Wie war das praktisch? Haben
die Sie mit Namen angesprochen, oder gar nicht reingelassen oder wie
kann man sich so einen Rauswurf vom Polizeikongress in der Praxis
vorstellen?

CCCler: Ich war ja im Vorfeld
angemeldet und habe eine Teilnahmebestätigung bekommen. Ich ging also
davon aus, daß eine Überprüfung meiner Person stattgefunden hat und
zufriedenstellend verlaufen ist. Eingelassen wurde ich auch ohne
Probleme, und setzte mich in den Vortragssaal, in dem die
Eröffnungsveranstaltung mit Herrn Dr. Ole Schröder vom BMI gerade
begann. Nach kurzer Zeit hatte ich dann eine Hand auf der Schulter und
wurde gebeten, doch mit nach draußen zu kommen. In einem separaten
Bereich wurde ich dann mit dem absurden Vorwurf konfrontiert, ich könne
etwas mit der angekündigten Abhöraktion zu tun haben, und wurde
gebeten, die Veranstaltung doch zu verlassen.

Haben Sie eigentlich den Teilnehmer-Beitrag zurückbekommen?

Natürlich, und das unaufgefordert. So viel Professionalität war dann doch vorhanden.

Wird das ganze ein Nachspiel haben oder nehmen Sie den Rauswurf sportlich?

Im Grunde genommen sehe ich das sportlich, ich
sehe keine Veranlassung, da irgendwelche rechtlichen Schritte
einzuleiten. Das BMI hat uebrigens sein Bedauern zum Ausdruck gebracht
und dementiert, irgendetwas damit zu tun zu haben.

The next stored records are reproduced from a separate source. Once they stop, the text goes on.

# czi-ai/variantformer

Measured on AMD Instinct MI355X. Metric: genes/sec/node (54-tissue expr) at 1 Mb cis-window, higher is better.
Workload: dtype bf16; 1 GPU; BASELINE configs[1]: full 1.2B-architecture network (25 modulator layers, width 1536, 32 heads; seq2reg width 512, 8 heads, 6 layers, assumed), random-init weights, 1 Mb cis-window, 54 tissues, 1 donor; one step = 32 such genes per GPU; n_cre_windows=1024, gene_chunks=200, tissues=54, parallelism=gene-shard x1, streams=CRE layers on a side stream (default)

## Files before the change

variantformer_amd/_lib.py:

```python
from __future__ import annotations

import ctypes as C
import os

_HERE = os.path.dirname(os.path.abspath(__file__))
LIB_PATH = os.path.join(_HERE, "csrc", "libvf_hip.so")

VF_F32, VF_BF16, VF_F16 = 0, 1, 2
EPI_BF16, EPI_F32, EPI_RES_F32, EPI_GEGLU_BF16, EPI_GELU_F32, EPI_GELU_BF16 = 0, 1, 2, 3, 4, 5
ABI_VERSION = 13

_p, _i, _l, _f = C.c_void_p, C.c_int, C.c_int64, C.c_float

SIGNATURES = {
    "vf_version": [],
    "vf_last_error": [],
    "vf_last_kernel": [_i],
    "vf_gemm_bf16": [_p, _l, _p, _p, _p, _l, _p, _l, _i, _i, _i, _i, _p],
    "vf_gemm_bf16_ex": [_p, _l, _p, _p, _p, _l, _p, _l, _i, _i, _i, _i, _i, _p],
    "vf_gemm_f16": [_p, _l, _p, _p, _p, _l, _p, _l, _i, _i, _i, _i, _p],
    "vf_gemm_f16_ex": [_p, _l, _p, _p, _p, _l, _p, _l, _i, _i, _i, _i, _i, _p],
    "vf_gemm_ln_bf16": [_p, _l, _p, _p, _p, _l, _p, _l, _i, _i, _i, _i, _p, _p, _p, _l, _p, _p],
    "vf_gemm_ln_t16": [_p, _l, _p, _p, _p, _l, _f, _p, _l, _i, _i, _i, _i, _p, _l, _p, _f, _p, _l, _f, _p],
    "vf_gemm_ln": [_p, _l, _p, _p, _p, _l, _i, _p, _l, _i, _i, _i, _i, _i, _p, _p, _p, _l, _p, _f, _f, _p],
    "vf_ln_finalize": [_p, _l, _i, _i, _f, _p, _p],
    "vf_ln_finalize2": [_p, _l, _i, _i, _f, _f, _f, _f, _p, _p, _p],
    "vf_row_stats_cast2": [_p, _l, _i, _f, _p, _i, _f, _f, _f, _p, _p, _p],
    "vf_row_stats_cast": [_p, _l, _i, _f, _p, _i, _p, _p],
    "vf_pack_geglu_rows": [_p, _p, _p, _p, _i, _i, _p],
    "vf_attn_varlen_fwd": [_p, _p, _p, _p, _l, _l, _l, _l, _p, _p, _i, _i, _i, _i, _i, _p, _f, _p],
    "vf_attn_varlen_fwd_qstart": [_p, _p, _p, _p, _l, _l, _l, _l, _p, _p, _i, _i, _i, _i, _i, _p, _f, _p],
    "vf_attn_varlen_fwd_f16": [_p, _p, _p, _p, _l, _l, _l, _l, _p, _p, _i, _i, _i, _i, _i, _p, _f, _p],
    "vf_attn_varlen_fwd_qstart_f16": [_p, _p, _p, _p, _l, _l, _l, _l, _p, _p, _i, _i, _i, _i, _i, _p, _f, _p],
    "vf_attn_varlen_fwd_v2": [_p, _p, _p, _p, _l, _l, _l, _l, _p, _p, _i, _i, _i, _i, _i, _p, _f, _i, _i, _p],
    "vf_attn_varlen_fwd_v3": [_p, _p, _p, _p, _l, _l, _l, _l, _p, _p, _i, _i, _i, _i, _i, _p, _f, _i, _i, _p],
    "vf_attn_rows_supported": [_i, _i, _i, _i, _i, _i, _i],
    "vf_attn_counted_keys": [_p, _l, _p, _l, _p, _p, _i, _i, _i, _i, _i, _p, _l, _i, _p],
    "vf_attn_probs": [_p, _l, _p, _l, _p, _p, _p, _i, _i, _i, _i, _i, _f, _i, _i, _i, _p, _p, _l, _p],
    "vf_attn_probs_v2": [_p, _l, _p, _l, _p, _p, _p, _i, _i, _i, _i, _i, _f, _i, _i, _i, _p, _p, _l, _p, _p, _p, _p],
    "vf_softmax_counted": [_p, _l, _p, _p, _i, _i, _i, _i, _i, _p, _l, _i, _p],
    "vf_attn_varlen_fwd_rows": [_p, _p, _p, _p, _l, _l, _l, _l, _p, _p, _i, _i, _i, _i, _i, _p, _f, _i, _i, _p, _p, _p],
    "vf_layernorm": [_p, _p, _p, _p, _l, _i, _f, _i, _i, _p],
    "vf_embed_stream": [_p, _p, _p, _p, _p, _p, _p, _i, _f, _p, _f, _p, _f, _f, _f, _p, _i, _i, _i, _i, _p],
    "vf_embed_pack": [_p, _p, _p, _p, _p, _p, _i, _i, _i, _i, _p],
    "vf_mask_to_cu_seqlens": [_p, _p, _i, _i, _p],
    "vf_segment_mean": [_p, _p, _p, _i, _i, _i, _p],
    "vf_segment_mean16": [_p, _l, _i, _p, _f, _p, _p, _i, _i, _p],
    "vf_token_keys": [_p, _p, _p, _p, _i, _i, _i, _i, _p],
    "vf_gather_rows_f32": [_p, _p, _p, _p, _l, _i, _i, _p],
    "vf_gather_rows_bf16": [_p, _l, _p, _p, _l, _l, _i, _p],
    "vf_rowdot_softplus": [_p, _p, _p, _p, _l, _i, _i, _p],
    "vf_cast_f32_bf16": [_p, _p, _l, _p],
    "vf_cast_f32_f16": [_p, _p, _l, _p],
    "vf_segment_max": [_p, _p, _p, _i, _i, _p],
    "vf_segment_linear": [_p, _p, _p, _p, _p, _p, _i, _i, _i, _i, _p],
    "vf_affine_rows_f32": [_p, _p, _p, _p, _p, _l, _i, _p],
    "vf_add_rows_f32": [_p, _p, _p, _p, _p, _l, _i, _p],
    "vf_bpe_create": [_p, _i, _p, _i],
    "vf_bpe_destroy": [_p],
    "vf_bpe_encode": [_p, C.c_char_p, _l, _p, _p, _l],
    "vf_bpe_encode_prefix": [_p, C.c_char_p, _l, _l, _p, _p, _l],
    "vf_vcf_open": [C.c_char_p, C.c_char_p],
    "vf_vcf_close": [_p],
    "vf_vcf_num_records": [_p, C.c_char_p],
    "vf_vcf_consensus": [_p, C.c_char_p, _l, C.c_char_p, _l, _i, _i, _p, _l, _p],
    "vf_build_windows": [_p, _p, C.c_char_p, _l, C.c_char_p, _l, _l, _p, _p, _i, _i, _i, _i, _l, _p, _p, _p],
    "vf_narrow_ids": [_p, _l, _p, _l, _l],
}
NEXT_SIGNATURES = {
    "vf_attn_contrib": [_p, _l, _p, _p, _l, _p, _p, _i, _i, _i, _i, _i, _i, _i, _p, _p, _l, _p],
}
_RESTYPES = {"vf_last_error": C.c_char_p, "vf_last_kernel": C.c_char_p, "vf_bpe_create": C.c_void_p, "vf_bpe_destroy": None, "vf_bpe_encode": C.c_int64, "vf_bpe_encode_prefix": C.c_int64,
             "vf_vcf_open": C.c_void_p, "vf_vcf_close": None, "vf_vcf_num_records": C.c_int64,
             "vf_vcf_consensus": C.c_int64, "vf_build_windows": C.c_int64}

_lib = None


class VFError(RuntimeError):
    pass


def load(path: str | None = None):
    global _lib
    if _lib is not None and path is None:
        return _lib
    path = path or LIB_PATH
    import torch
    if not os.path.exists(path):
        raise VFError(
            f"{path} not found: the HIP extension has not been built "
            "(run `python -m variantformer_amd.csrc.build` or __graft_entry__.build()). "
            "There is no CPU fallback for the product path.")
    lib = C.CDLL(path)
    for name, argtypes in list(SIGNATURES.items()) + list(NEXT_SIGNATURES.items()):
        try:
            fn = getattr(lib, name)
        except AttributeError as e:
            raise VFError(f"libvf_hip.so does not export {name}") from e
        fn.argtypes = argtypes
        fn.restype = _RESTYPES.get(name, C.c_int)
    v = lib.vf_version()
    if v != ABI_VERSION:
        raise VFError(f"libvf_hip.so ABI version {v} != expected {ABI_VERSION}")
    _lib = lib
    return lib


def check(rc: int, what: str):
    if rc != 0:
        msg = load().vf_last_error()
        raise VFError(f"{what} failed (code {rc}): {msg.decode() if msg else ''}")
```

variantformer_amd/csrc/build.py:

```python
from __future__ import annotations

import os
import shutil
import subprocess
import sys

HERE = os.path.dirname(os.path.abspath(__file__))
SOURCES = ["vf_gemm.hip", "vf_attn.hip", "vf_misc.hip", "vf_bpe.cpp", "vf_vcf.cpp", "vf_host.cpp"]
HEADERS = ["vf_common.h", os.path.join("..", "..", "include", "vf_hip.h"), os.path.join("..", "..", "include", "vf_hip_next.h")]
LIB = os.path.join(HERE, "libvf_hip.so")
ARCH = "gfx950"
EXTRA_FLAGS = {"vf_attn.hip": ["-fno-honor-nans"]}
NO_PACKED_FP32 = ["-Xclang", "-target-feature", "-Xclang", "-packed-fp32-ops"]
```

Allerdings, und das ist der Grund, warum ich
diese Geschichte auch in die Öffentlichkeit trage, kann ich es nicht
akzeptieren, daß der CCC in eine linksradikale Ecke gestellt wird, und
eine Mitgliedschaft in unserem Verein Grund für eine Behinderung der
Berufsausübung ist. Satzungsziel des CCC e.V. ist die Wahrung des
Grundrechts auf Meinungs- und Informationsfreiheit im digitalen
Zeitalter. Wir sind nicht "gegen das System", sondern wir sind für das
System im Sinne unserer verfassungsmäßigen Grundrechte. Und das muß
auch damit vereinbar sein, beruflich aktiv an der Gestaltung unseres
Staates mitzuwirken.

Vielen Dank. Und viel Erfolg beim nächsten Europäischen Polizeikongress.